REQUIREMENT -
Which lines below contain "True"? Pull them out.

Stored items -
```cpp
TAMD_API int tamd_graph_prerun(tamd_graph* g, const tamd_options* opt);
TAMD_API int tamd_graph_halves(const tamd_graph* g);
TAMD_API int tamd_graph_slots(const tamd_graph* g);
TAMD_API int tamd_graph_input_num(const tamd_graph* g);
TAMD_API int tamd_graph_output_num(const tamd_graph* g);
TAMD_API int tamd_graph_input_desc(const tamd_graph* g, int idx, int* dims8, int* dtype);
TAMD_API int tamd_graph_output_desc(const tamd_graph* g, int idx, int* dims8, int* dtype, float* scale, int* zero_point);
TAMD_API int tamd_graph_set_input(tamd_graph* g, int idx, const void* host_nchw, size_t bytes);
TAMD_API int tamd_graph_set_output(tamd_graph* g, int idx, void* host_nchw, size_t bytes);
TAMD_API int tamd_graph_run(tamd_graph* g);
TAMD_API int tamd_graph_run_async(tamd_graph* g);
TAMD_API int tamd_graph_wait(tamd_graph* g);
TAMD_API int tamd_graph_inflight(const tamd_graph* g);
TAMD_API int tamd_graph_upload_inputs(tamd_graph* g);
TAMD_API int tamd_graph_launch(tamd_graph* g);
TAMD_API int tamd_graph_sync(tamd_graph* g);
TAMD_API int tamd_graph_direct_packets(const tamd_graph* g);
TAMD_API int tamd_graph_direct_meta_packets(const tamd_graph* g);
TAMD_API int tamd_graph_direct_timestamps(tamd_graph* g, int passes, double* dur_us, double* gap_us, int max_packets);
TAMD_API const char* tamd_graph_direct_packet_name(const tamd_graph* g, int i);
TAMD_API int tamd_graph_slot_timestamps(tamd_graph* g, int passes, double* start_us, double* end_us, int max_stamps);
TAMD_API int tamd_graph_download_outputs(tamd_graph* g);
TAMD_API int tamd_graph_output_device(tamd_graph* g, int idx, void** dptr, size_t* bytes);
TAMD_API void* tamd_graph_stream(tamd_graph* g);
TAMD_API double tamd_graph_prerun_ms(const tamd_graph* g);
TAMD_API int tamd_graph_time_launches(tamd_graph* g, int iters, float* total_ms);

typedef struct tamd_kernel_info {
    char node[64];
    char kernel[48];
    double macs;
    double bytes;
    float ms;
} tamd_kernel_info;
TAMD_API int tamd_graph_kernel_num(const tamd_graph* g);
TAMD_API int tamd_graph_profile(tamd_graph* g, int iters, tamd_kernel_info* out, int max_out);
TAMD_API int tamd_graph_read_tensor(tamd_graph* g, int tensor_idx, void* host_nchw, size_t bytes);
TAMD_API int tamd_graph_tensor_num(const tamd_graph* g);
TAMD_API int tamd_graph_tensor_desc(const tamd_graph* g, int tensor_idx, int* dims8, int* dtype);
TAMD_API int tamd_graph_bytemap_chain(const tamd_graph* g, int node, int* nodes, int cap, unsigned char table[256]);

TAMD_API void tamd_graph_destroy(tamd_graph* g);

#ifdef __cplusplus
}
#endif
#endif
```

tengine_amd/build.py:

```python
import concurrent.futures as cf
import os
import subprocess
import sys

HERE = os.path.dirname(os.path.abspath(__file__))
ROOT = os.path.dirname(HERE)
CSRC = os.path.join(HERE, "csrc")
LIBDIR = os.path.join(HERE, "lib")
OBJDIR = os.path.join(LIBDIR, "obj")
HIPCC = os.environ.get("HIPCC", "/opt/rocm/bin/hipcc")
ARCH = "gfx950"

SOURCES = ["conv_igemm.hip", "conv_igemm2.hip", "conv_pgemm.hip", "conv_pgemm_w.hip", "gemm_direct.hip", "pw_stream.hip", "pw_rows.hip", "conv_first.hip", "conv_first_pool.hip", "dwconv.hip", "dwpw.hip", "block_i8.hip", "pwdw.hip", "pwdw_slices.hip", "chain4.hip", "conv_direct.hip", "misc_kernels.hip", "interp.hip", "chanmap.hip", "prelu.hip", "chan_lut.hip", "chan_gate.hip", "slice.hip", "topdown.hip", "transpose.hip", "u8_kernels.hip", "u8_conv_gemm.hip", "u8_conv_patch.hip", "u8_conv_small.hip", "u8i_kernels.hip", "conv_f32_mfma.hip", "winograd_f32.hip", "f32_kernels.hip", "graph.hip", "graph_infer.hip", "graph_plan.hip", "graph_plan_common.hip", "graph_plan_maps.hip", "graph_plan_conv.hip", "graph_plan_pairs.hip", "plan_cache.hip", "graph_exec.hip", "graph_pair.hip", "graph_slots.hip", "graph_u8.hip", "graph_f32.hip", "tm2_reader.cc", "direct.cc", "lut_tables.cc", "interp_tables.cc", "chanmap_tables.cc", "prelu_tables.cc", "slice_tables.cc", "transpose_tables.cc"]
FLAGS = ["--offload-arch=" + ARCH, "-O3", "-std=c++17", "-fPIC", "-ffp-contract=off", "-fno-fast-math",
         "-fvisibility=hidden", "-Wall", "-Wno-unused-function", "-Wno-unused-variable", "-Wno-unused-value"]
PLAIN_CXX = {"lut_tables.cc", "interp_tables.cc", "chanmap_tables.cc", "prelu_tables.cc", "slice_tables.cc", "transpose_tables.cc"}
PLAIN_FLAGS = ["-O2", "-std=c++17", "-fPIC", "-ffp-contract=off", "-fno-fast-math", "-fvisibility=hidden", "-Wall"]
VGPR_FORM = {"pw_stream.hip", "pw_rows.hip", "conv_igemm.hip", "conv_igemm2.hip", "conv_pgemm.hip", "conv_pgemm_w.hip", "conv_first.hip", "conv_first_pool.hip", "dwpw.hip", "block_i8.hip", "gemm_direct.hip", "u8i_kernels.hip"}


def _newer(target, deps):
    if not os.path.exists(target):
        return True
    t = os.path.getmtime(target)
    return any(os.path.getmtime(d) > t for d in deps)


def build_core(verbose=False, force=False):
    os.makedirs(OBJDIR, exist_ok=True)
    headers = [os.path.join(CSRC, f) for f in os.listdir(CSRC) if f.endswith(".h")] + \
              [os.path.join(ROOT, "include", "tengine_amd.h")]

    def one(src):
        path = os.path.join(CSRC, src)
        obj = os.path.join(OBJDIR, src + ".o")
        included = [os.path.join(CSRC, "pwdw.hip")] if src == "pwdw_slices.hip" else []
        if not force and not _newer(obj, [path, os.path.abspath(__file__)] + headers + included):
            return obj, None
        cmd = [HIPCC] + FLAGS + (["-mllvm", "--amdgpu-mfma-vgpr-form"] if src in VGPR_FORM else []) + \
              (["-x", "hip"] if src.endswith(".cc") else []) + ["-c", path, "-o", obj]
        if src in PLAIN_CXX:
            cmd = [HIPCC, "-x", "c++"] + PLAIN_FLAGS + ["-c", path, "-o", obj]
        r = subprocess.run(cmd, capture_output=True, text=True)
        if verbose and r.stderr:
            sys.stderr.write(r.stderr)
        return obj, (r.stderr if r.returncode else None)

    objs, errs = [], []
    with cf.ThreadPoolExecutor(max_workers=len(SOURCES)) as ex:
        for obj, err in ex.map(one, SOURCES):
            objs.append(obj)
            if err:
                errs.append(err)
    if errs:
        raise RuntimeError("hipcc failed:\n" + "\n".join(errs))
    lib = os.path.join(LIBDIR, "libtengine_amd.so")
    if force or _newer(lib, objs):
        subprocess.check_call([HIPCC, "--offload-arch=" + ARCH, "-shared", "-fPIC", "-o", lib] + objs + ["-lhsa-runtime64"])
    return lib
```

RESULT BELOW -
        return True
    os.makedirs(OBJDIR, exist_ok=True)
        r = subprocess.run(cmd, capture_output=True, text=True)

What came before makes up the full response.